(Stored items)

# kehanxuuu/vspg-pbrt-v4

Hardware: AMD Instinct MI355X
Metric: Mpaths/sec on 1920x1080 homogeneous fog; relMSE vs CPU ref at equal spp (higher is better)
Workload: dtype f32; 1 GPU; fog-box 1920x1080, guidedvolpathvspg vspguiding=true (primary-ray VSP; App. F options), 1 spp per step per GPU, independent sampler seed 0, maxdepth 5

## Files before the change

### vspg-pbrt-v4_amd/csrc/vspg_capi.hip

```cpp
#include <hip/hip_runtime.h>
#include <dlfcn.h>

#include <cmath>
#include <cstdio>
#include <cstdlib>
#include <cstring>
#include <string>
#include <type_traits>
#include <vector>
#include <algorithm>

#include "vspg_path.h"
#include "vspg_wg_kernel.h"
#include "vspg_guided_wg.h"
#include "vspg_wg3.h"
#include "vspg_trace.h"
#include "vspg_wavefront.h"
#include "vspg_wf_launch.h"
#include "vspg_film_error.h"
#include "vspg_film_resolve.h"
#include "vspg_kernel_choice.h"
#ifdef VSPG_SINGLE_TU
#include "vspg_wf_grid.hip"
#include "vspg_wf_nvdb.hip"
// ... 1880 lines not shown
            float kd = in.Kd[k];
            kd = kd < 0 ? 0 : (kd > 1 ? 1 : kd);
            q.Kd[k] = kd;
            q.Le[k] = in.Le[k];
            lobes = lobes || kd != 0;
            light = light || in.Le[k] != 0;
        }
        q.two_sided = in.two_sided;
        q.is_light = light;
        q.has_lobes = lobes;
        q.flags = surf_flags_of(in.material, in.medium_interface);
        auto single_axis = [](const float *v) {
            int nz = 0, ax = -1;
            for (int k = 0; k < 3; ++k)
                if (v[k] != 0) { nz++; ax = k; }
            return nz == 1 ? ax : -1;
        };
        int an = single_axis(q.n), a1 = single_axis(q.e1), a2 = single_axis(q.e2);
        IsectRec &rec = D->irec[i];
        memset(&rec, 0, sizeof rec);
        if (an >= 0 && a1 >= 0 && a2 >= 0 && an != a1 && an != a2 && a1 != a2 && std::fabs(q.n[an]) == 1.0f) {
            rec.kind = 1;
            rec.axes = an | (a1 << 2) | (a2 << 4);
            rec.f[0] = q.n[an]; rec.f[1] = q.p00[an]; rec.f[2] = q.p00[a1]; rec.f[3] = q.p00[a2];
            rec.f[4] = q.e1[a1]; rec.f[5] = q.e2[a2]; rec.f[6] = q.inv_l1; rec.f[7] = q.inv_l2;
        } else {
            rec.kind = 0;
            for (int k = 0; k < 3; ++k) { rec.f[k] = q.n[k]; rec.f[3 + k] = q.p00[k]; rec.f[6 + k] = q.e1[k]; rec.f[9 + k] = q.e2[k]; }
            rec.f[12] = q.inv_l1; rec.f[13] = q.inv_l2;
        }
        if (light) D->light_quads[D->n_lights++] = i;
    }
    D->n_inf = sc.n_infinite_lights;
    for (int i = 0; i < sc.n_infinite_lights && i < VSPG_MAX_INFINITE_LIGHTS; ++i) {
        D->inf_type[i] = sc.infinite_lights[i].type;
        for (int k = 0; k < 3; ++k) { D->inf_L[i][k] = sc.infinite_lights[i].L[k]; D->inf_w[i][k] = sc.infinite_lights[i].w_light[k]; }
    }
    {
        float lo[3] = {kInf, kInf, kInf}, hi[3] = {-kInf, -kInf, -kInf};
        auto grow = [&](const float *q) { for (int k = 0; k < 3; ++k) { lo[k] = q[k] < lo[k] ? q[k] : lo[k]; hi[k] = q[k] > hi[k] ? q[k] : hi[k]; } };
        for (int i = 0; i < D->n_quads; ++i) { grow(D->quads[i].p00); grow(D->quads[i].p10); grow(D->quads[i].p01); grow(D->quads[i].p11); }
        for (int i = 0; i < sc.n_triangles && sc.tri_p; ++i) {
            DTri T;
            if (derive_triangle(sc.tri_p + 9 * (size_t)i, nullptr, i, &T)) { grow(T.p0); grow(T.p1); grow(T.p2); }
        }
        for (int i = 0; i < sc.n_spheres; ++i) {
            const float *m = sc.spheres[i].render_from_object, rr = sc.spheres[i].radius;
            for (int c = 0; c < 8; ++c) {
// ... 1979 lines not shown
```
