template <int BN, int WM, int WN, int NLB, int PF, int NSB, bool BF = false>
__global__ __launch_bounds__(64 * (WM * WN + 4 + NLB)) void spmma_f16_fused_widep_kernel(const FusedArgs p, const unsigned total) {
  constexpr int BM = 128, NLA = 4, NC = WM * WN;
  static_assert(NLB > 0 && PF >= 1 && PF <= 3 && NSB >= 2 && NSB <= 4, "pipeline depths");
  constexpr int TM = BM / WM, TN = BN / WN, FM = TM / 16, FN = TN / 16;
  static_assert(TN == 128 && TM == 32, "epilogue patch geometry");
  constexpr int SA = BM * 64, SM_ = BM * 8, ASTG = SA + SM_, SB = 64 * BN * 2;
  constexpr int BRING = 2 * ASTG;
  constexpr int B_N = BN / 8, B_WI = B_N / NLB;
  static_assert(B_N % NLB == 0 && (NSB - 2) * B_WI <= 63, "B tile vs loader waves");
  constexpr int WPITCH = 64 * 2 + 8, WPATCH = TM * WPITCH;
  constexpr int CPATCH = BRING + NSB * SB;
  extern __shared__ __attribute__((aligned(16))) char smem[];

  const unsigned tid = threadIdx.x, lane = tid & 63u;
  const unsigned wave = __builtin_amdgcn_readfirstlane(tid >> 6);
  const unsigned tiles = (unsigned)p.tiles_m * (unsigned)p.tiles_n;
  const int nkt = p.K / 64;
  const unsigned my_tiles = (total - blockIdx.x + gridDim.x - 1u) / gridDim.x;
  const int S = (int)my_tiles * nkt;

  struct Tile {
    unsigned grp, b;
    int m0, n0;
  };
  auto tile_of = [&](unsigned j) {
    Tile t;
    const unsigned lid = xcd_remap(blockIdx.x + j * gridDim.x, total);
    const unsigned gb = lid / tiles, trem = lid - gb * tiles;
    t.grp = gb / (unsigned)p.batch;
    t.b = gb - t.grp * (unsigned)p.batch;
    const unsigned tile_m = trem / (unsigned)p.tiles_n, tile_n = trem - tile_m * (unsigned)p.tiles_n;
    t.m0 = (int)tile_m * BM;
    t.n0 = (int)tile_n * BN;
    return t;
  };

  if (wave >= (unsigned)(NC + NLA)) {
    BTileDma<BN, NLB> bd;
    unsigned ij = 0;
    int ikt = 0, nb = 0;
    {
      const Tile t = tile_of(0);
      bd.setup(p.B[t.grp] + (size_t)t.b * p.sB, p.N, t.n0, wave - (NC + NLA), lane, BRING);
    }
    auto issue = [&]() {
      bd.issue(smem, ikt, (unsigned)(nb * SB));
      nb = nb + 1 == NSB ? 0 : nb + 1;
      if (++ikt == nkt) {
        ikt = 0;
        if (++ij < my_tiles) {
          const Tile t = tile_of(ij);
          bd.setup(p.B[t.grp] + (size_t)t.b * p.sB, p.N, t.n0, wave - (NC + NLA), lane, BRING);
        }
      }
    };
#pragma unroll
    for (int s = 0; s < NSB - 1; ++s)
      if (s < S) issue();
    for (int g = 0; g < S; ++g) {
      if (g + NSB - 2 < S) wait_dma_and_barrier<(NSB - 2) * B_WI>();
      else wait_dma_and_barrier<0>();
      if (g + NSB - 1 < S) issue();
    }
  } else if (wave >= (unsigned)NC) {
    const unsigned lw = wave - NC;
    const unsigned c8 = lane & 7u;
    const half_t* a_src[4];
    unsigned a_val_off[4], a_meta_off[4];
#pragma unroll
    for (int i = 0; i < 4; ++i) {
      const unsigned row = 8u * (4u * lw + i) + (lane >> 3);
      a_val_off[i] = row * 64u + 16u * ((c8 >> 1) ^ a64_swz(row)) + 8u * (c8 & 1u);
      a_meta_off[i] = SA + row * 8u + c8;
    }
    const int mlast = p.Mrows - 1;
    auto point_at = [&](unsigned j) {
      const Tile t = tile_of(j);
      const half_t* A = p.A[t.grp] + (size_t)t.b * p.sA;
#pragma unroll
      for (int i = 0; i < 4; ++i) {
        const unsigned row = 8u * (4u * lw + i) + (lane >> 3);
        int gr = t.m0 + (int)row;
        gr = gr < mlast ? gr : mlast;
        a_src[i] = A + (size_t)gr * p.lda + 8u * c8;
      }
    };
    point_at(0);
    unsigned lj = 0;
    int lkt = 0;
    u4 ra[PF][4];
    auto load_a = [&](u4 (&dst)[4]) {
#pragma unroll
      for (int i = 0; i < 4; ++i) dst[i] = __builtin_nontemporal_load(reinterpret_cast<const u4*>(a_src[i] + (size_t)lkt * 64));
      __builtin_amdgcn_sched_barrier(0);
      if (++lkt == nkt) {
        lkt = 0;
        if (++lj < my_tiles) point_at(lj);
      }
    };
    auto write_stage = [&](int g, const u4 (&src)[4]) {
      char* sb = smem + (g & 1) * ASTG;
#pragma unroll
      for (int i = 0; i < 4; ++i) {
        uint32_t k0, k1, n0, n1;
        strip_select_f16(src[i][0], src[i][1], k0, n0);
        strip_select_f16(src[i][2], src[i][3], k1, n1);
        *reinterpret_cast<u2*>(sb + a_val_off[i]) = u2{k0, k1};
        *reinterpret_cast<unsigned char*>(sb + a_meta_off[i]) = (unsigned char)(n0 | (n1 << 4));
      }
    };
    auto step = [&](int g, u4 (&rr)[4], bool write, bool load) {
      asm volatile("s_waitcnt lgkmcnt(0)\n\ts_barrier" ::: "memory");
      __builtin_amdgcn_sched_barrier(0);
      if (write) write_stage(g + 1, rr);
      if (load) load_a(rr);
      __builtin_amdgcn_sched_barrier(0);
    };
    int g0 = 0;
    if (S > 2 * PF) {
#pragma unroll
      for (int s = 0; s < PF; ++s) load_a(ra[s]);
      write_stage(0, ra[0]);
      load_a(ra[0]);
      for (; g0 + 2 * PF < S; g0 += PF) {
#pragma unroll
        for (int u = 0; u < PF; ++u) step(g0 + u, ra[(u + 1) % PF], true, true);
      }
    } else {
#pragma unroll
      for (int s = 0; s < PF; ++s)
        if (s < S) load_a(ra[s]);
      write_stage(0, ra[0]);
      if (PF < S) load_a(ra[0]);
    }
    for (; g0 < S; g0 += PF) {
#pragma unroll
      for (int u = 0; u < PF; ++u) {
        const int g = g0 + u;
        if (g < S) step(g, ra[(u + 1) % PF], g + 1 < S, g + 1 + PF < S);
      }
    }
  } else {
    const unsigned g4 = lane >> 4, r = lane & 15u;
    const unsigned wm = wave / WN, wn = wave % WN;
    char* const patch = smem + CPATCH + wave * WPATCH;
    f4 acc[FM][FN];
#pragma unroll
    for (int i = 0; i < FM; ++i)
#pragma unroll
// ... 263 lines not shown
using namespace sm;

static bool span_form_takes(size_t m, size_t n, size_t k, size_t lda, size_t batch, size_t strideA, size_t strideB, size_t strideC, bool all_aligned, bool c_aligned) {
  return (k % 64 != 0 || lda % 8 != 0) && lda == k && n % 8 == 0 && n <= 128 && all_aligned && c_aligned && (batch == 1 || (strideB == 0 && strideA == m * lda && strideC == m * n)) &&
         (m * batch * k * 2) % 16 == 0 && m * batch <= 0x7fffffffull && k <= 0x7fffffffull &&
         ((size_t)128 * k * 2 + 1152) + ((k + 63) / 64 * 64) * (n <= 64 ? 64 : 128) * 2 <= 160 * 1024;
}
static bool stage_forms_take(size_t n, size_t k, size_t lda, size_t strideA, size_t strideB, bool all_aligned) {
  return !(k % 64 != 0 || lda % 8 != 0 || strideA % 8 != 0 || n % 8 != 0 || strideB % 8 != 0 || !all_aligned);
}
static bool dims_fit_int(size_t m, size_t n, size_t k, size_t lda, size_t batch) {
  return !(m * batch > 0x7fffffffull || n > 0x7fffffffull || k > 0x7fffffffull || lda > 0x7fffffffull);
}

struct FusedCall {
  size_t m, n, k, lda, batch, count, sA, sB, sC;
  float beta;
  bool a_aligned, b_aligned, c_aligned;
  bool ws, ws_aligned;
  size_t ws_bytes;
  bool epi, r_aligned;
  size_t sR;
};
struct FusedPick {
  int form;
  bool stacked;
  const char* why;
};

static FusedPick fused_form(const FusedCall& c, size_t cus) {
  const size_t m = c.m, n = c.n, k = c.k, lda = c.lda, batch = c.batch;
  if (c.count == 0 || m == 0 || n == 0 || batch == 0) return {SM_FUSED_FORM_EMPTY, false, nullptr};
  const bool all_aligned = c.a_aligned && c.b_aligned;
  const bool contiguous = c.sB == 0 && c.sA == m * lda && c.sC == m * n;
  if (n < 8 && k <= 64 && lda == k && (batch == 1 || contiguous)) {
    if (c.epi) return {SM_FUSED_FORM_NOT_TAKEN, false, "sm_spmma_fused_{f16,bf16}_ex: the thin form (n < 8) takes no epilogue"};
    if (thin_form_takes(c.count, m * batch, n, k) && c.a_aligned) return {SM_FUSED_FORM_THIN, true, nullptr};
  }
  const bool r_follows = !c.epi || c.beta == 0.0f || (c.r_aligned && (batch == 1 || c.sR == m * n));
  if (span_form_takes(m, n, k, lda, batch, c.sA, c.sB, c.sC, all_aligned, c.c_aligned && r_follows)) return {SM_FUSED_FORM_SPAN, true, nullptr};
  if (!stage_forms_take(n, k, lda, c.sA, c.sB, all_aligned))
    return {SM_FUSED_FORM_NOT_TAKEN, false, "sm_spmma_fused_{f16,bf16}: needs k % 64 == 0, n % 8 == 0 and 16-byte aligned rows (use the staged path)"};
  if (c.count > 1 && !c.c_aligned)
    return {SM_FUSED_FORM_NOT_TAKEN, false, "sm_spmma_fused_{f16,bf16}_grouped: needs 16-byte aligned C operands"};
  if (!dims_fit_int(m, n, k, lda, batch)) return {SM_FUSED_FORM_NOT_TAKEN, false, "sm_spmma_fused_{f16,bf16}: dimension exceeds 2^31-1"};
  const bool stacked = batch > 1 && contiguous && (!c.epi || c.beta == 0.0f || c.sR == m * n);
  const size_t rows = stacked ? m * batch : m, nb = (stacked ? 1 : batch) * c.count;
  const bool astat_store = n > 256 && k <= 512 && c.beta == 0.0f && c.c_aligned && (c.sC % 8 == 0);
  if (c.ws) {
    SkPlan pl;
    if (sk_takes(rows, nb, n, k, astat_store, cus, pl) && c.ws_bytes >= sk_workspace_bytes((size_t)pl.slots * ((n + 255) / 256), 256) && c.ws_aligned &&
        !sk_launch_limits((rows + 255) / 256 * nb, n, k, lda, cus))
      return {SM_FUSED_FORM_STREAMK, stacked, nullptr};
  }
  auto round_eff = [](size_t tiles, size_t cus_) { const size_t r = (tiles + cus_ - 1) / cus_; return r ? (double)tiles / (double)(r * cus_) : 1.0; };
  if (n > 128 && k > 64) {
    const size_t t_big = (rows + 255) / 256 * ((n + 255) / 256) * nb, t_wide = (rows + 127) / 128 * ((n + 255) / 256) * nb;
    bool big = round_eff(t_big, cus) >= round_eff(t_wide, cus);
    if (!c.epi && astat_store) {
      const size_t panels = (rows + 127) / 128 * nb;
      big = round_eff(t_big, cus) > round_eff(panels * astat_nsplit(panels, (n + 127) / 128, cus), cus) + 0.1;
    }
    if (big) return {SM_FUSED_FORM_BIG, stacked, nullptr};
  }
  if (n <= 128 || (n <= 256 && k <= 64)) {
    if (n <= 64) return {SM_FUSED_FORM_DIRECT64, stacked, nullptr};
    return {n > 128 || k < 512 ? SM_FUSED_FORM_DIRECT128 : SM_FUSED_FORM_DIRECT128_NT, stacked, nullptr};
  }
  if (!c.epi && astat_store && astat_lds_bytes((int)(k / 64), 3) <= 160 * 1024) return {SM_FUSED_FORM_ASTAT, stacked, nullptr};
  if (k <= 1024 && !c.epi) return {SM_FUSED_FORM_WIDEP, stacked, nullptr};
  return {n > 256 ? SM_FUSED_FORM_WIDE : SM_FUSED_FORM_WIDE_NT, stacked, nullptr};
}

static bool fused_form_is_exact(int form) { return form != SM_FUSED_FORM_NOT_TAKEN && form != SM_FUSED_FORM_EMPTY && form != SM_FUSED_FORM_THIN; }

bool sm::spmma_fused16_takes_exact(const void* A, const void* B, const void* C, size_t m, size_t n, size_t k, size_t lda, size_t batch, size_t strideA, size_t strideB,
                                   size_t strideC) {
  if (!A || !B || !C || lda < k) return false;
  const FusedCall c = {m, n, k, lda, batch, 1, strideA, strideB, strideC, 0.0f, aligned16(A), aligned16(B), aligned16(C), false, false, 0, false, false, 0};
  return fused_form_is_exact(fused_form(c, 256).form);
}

TASK DIRECTIONS: Your answer should consist solely of the lines above from the line with "auto point_at = [&](unsigned" to the line with "auto write_stage = [&](int", both included, reproduced exactly.

THE COMPLETED TASK:
    auto point_at = [&](unsigned j) {
      const Tile t = tile_of(j);
      const half_t* A = p.A[t.grp] + (size_t)t.b * p.sA;
#pragma unroll
      for (int i = 0; i < 4; ++i) {
        const unsigned row = 8u * (4u * lw + i) + (lane >> 3);
        int gr = t.m0 + (int)row;
        gr = gr < mlast ? gr : mlast;
        a_src[i] = A + (size_t)gr * p.lda + 8u * c8;
      }
    };
    point_at(0);
    unsigned lj = 0;
    int lkt = 0;
    u4 ra[PF][4];
    auto load_a = [&](u4 (&dst)[4]) {
#pragma unroll
      for (int i = 0; i < 4; ++i) dst[i] = __builtin_nontemporal_load(reinterpret_cast<const u4*>(a_src[i] + (size_t)lkt * 64));
      __builtin_amdgcn_sched_barrier(0);
      if (++lkt == nkt) {
        lkt = 0;
        if (++lj < my_tiles) point_at(lj);
      }
    };
    auto write_stage = [&](int g, const u4 (&src)[4]) {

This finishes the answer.